Stored entries
■ ■ ■ ■

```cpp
extern "C" int pp_conv_variant(int variant) {
    if (variant < -1 || variant > 4) {
        pp_set_error("pp_conv_variant: -1 (default), 0 (two-barrier kernel), 1 (three-stage pipelined kernel), 3 (pipelined + tap table: "
                     "the bit-exact default) or 4 (bf16-split kernel where eligible)");
        return PP_ERR_ARG;
    }
    g_variant = variant;
    return PP_OK;
}

extern "C" int pp_conv_force(int ct, int pt) {
    if (ct < 0 || ct > 4 || (pt != 0 && pt != 1 && pt != 2)) {
        pp_set_error("pp_conv_force: ct in 0..4, pt in {0, 1, 2} (0 = automatic)");
        return PP_ERR_ARG;
    }
    g_force_ct = ct;
    g_force_pt = pt;
    return PP_OK;
}

int pp_conv_out_dim(int in, int k, int stride, int pad, int dil) {
    return (in + 2 * pad - dil * (k - 1) - 1) / stride + 1;
}

static void magic_u32(unsigned d, unsigned* m, unsigned* s1, unsigned* s2) {
    unsigned l = 0;
    while ((1ull << l) < d) ++l;
    *m = (unsigned)((((1ull << l) - d) << 32) / d + 1);
    *s1 = l < 1 ? l : 1;
    *s2 = l > 0 ? l - 1 : 0;
}

std::atomic<int> g_exact{-1};
bool pp_conv_split_enabled() {
    static const int env_exact = env_int("POSEPIPE_CONV_EXACT", 0);
    static const int env_variant = env_int("POSEPIPE_CONV_VARIANT", -1);
    const int v = g_variant >= 0 ? g_variant : env_variant;
    const int ge = g_exact.load(std::memory_order_relaxed);
    const int exact = ge >= 0 ? ge : env_exact;
    return v == 4 || (v < 0 && !exact);
}

std::atomic<int> g_split_f16{-1};
bool pp_conv_split_f16_default() {
    static const int env_f16 = env_int("POSEPIPE_SPLIT_F16", 1);
    const int g = g_split_f16.load(std::memory_order_relaxed);
    return (g >= 0 ? g : env_f16) != 0;
}

extern "C" int pp_conv_split_kind(int f16) {
    if (f16 < -1 || f16 > 1) {
        pp_set_error("pp_conv_split_kind: 1 (two float16 terms, three products), 0 (three bfloat16 terms, six products) or -1 (POSEPIPE_SPLIT_F16)");
        return PP_ERR_ARG;
    }
    g_split_f16.store(f16, std::memory_order_relaxed);
    return PP_OK;
}

extern "C" int pp_conv_exact(int exact) {
    if (exact < -1 || exact > 1) {
        pp_set_error("pp_conv_exact: 1 (bit-exact fp32 MFMA kernels), 0 (bf16-split kernels where eligible) or -1 (POSEPIPE_CONV_EXACT)");
        return PP_ERR_ARG;
    }
    g_exact.store(exact, std::memory_order_relaxed);
    return PP_OK;
}

bool pp_conv_tracks_amax(const ConvArgs& a, bool split) {
    if (a.HWout < 64) return false;
    if (split) return true;
    const int Ho2 = a.Hout << a.up_log2, Wo2 = a.Wout << a.up_log2;
    const bool res1_plain = a.res1_shift == 0 && a.res1_off_w == 0 && a.res1_H == Ho2 && a.res1_W == Wo2;
    return a.up_log2 == 0 && (a.Cout & 3) == 0 && !a.out_nchw && (!a.res1 || res1_plain) && a.relu <= PP_RELU_FIRST &&
           (a.y_stride == 0 || a.y_stride == a.Cout);
}

int pp_conv_prepare(const ConvArgs& a) {
    if (a.Cin % 4 != 0 || a.K <= 0) return PP_OK;
    return tap_table_for(a, true) ? PP_OK : PP_ERR_HIP;
}

int pp_launch_conv(const ConvArgs& a_in, const SplitPlan* plan, hipStream_t stream) {
    ConvArgs a = a_in;
    a.tap_table = nullptr;
    magic_u32((unsigned)a.HWout, &a.div_hw_m, &a.div_hw_s1, &a.div_hw_s2);
    magic_u32((unsigned)a.Wout, &a.div_w_m, &a.div_w_s1, &a.div_w_s2);
    magic_u32((unsigned)a.Cin, &a.div_c_m, &a.div_c_s1, &a.div_c_s2);
    magic_u32((unsigned)a.KW, &a.div_kw_m, &a.div_kw_s1, &a.div_kw_s2);
    static const int xcd_remap = env_int("POSEPIPE_CONV_XCD", 1);
    a.xcd_remap = xcd_remap;
    if (a.Cin % 4 != 0) {
        pp_set_error("conv: Cin=%d must be a multiple of 4 (pad the input channels)", a.Cin);
        return PP_ERR_ARG;
    }
    if (a.Hin + a.pad_h >= 32768 || a.Win + a.pad_w >= 32768) {
        pp_set_error("conv: spatial dims must be < 32768");
        return PP_ERR_ARG;
    }
    if (a.M <= 0) return PP_OK;
    const size_t img_bytes = (size_t)(a.Hin + a.x_pad) * (a.Win + a.x_pad) * a.Cin * sizeof(float);
    static const size_t max_bytes_env = (size_t)env_int("POSEPIPE_CONV_MAX_MB", 0) << 20;
    const size_t max_bytes = max_bytes_env ? max_bytes_env : 0xfffffff0u;
    if (img_bytes > max_bytes) {
        pp_set_error("conv: one input image of %zu bytes exceeds the 4 GiB buffer range", img_bytes);
        return PP_ERR_ARG;
    }
    if ((size_t)a.N * img_bytes > max_bytes) {
        const int per = (int)(max_bytes / img_bytes);
        const size_t y_img = (size_t)((a.Hout << a.up_log2) + a.y_pad) * ((a.Wout << a.up_log2) + a.y_pad) * (a.y_stride ? a.y_stride : a.Cout);
        const size_t r1_img = (size_t)(a.res1_H + a.r1_pad) * (a.res1_W + a.r1_pad) * a.Cout;
        const size_t r2_img = (size_t)((a.Hout << a.up_log2) + a.r2_pad) * ((a.Wout << a.up_log2) + a.r2_pad) * a.Cout;
        for (int n0 = 0; n0 < a.N; n0 += per) {
            ConvArgs p = a_in;
            p.N = std::min(per, a.N - n0);
            p.M = p.N * a.HWout;
            p.x = a.x + (size_t)n0 * (img_bytes / sizeof(float));
            p.y = a.y + (size_t)n0 * y_img;
            if (a.res1) p.res1 = a.res1 + (size_t)n0 * r1_img;
            if (a.res2) p.res2 = a.res2 + (size_t)n0 * r2_img;
            if (a.x_amax) p.x_amax = a.x_amax + n0;
            if (a.y_amax) p.y_amax = a.y_amax + n0;
            const int rc = pp_launch_conv(p, plan, stream);
            if (rc != PP_OK) return rc;
        }
        return PP_OK;
    }
    a.x_bytes = (unsigned)((size_t)a.N * img_bytes);
    if (a.y_stride == 0) a.y_stride = a.Cout;
    if (plan && plan->kernel != SPLIT_NONE) return pp_launch_conv_split(*plan, a, stream);
    if (!plan && a.numerics == 0 && pp_conv_split_enabled()) {
        a.split_f16 = pp_conv_split_f16_default();
        const SplitPlan p = pp_conv_split_plan(a);
        if (p.kernel != SPLIT_NONE) {
            void* tmp = nullptr;
            const size_t wbytes = (p.bytes + 255) / 256 * 256;
            PP_HIP_CHECK(hipMalloc(&tmp, wbytes + (p.f16 ? (size_t)a.N * sizeof(unsigned) : 0)));
            a.wsplit = tmp;
            int rc = pp_conv_split_weights(p, a, tmp, stream);
            if (rc == PP_OK && p.f16) {
                unsigned* am = reinterpret_cast<unsigned*>(static_cast<unsigned char*>(tmp) + wbytes);
                if (hipMemsetAsync(am, 0, (size_t)a.N * sizeof(unsigned), stream) != hipSuccess) rc = PP_ERR_HIP;
                if (rc == PP_OK) rc = pp_launch_amax(a.x, a.N, img_bytes / sizeof(float), am, stream);
                a.x_amax = am;
            }
            if (rc == PP_OK) rc = pp_launch_conv_split(p, a, stream);
            (void)hipStreamSynchronize(stream);
            (void)hipFree(tmp);
            return rc;
        }
    }
    if (a.y_amax && !pp_conv_tracks_amax(a, false)) {
        pp_set_error("conv: this layer's epilogue does not track the output maximum (ConvArgs::y_amax; see pp_conv_tracks_amax)");
        return PP_ERR_STATE;
    }
    static const int force_ct = env_int("POSEPIPE_CONV_CT", 0), force_pt = env_int("POSEPIPE_CONV_PT", 0),
                     min_blocks = env_int("POSEPIPE_CONV_MIN_BLOCKS", 512);
    const int tiles = a.CoutPad / 16;
    int best_ct = 1, best_waste = 1 << 30;
    for (int ct = 4; ct >= 1; --ct) {
        const int waste = ((tiles + ct - 1) / ct) * ct - tiles;
        if (waste < best_waste) {
            best_waste = waste;
            best_ct = ct;
        }
    }
    static const TuneTable tuning;
    static const int env_variant = env_int("POSEPIPE_CONV_VARIANT", -1);
    int tuned_pt = 0, variant = 0;
    if (!tuning.best.empty()) {
        TuneKey k;
        memset(&k, 0, sizeof(k));
        k.cin = a.Cin; k.cout = a.Cout; k.kh = a.KH; k.kw = a.KW; k.stride = a.stride; k.dil_h = a.dil_h; k.dil_w = a.dil_w;
        if (const TuneTable::Choice* c = tuning.find(k, a.M)) {
            best_ct = c->ct;
            tuned_pt = c->pt;
            if (c->variant >= 0) variant = c->variant;
        }
    }
    if (env_variant >= 0) variant = env_variant;
    if (g_variant >= 0) variant = g_variant;
    if (variant == 4) variant = 0;
    if (force_ct) best_ct = force_ct;
    if (g_force_ct) best_ct = g_force_ct;
    const int cblocks = (tiles + best_ct - 1) / best_ct;
    int pt = 2;
    while (pt > 1 && (long)((a.M + 64 * pt - 1) / (64 * pt)) * cblocks < min_blocks) pt >>= 1;
    if (tuned_pt) pt = tuned_pt;
    if (force_pt) pt = force_pt;
    if (g_force_pt) pt = g_force_pt;
    {
        static const int pt_by_ct[5] = {0, env_int("POSEPIPE_CONV_PT_CT1", 0), env_int("POSEPIPE_CONV_PT_CT2", 0),
                                        env_int("POSEPIPE_CONV_PT_CT3", 0), env_int("POSEPIPE_CONV_PT_CT4", 0)};
        if (pt_by_ct[best_ct] && (long)((a.M + 64 * pt_by_ct[best_ct] - 1) / (64 * pt_by_ct[best_ct])) * cblocks >= min_blocks)
            pt = pt_by_ct[best_ct];
    }
    a.no_bounds = 0;
    const bool halo = (a.x_pad | a.y_pad | a.r1_pad | a.r2_pad) != 0;
    if (halo) variant = 3;
    if (variant == 3) {
        a.no_bounds = a.pad_h <= a.x_pad && a.pad_w <= a.x_pad &&
                      (a.Hout - 1) * a.stride - a.pad_h + (a.KH - 1) * a.dil_h <= a.Hin - 1 + a.x_pad &&
                      (a.Wout - 1) * a.stride - a.pad_w + (a.KW - 1) * a.dil_w <= a.Win - 1 + a.x_pad && a.x_bytes < 0x7fffff00u;
        a.tap_table = tap_table_for(a, true);
        if (!a.tap_table) {
            pp_set_error("conv: could not build the tap table");
            return PP_ERR_HIP;
        }
    }
    if (variant >= 1) return pp_launch_conv_p3(a, best_ct, pt, stream, variant == 2);
    switch (best_ct) {
        case 4: return launch_ct<4>(a, pt, stream);
        case 3: return launch_ct<3>(a, pt, stream);
        case 2: return launch_ct<2>(a, pt, stream);
        default: return launch_ct<1>(a, pt, stream);
    }
}

int pp_launch_maxpool(const PoolArgs& a, hipStream_t stream) {
    if (a.C % 4 != 0) {
        pp_set_error("maxpool: C=%d must be a multiple of 4", a.C);
        return PP_ERR_ARG;
    }
    const size_t total = (size_t)a.N * a.Hout * a.Wout * (a.C / 4);
    if (total == 0) return PP_OK;
    const int blocks = (int)std::min<size_t>((total + 255) / 256, 256 * 8);
    hipLaunchKernelGGL(maxpool_kernel, dim3(blocks), dim3(256), 0, stream, a);
    hipError_t e = hipGetLastError();
    if (e != hipSuccess) {
        pp_set_error("maxpool launch failed: %s", hipGetErrorString(e));
        return PP_ERR_HIP;
    }
    return PP_OK;
}
```

### posepipeline_amd/csrc/conv_split.hip

```cpp
#include <algorithm>
#include <atomic>
#include <map>
#include <mutex>
#include <type_traits>
#include <vector>
#include <cstring>
#include <cstdio>

#include "pp_internal.h"
#include "pp_amax.h"

#ifndef PP_SPLIT_ABLATE
#define PP_SPLIT_ABLATE 0
#endif

typedef __attribute__((ext_vector_type(8))) __bf16 bf16x8;
typedef __attribute__((ext_vector_type(8))) _Float16 f16x8;
typedef __attribute__((ext_vector_type(16))) float f32x16;

std::atomic<int> g_split_gemm_epi{-1};

namespace {
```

■ ■ ■ ■

Copy out every line of the entries where the string "HWout" shows up.

The answer
    if (a.HWout < 64) return false;
    magic_u32((unsigned)a.HWout, &a.div_hw_m, &a.div_hw_s1, &a.div_hw_s2);
            p.M = p.N * a.HWout;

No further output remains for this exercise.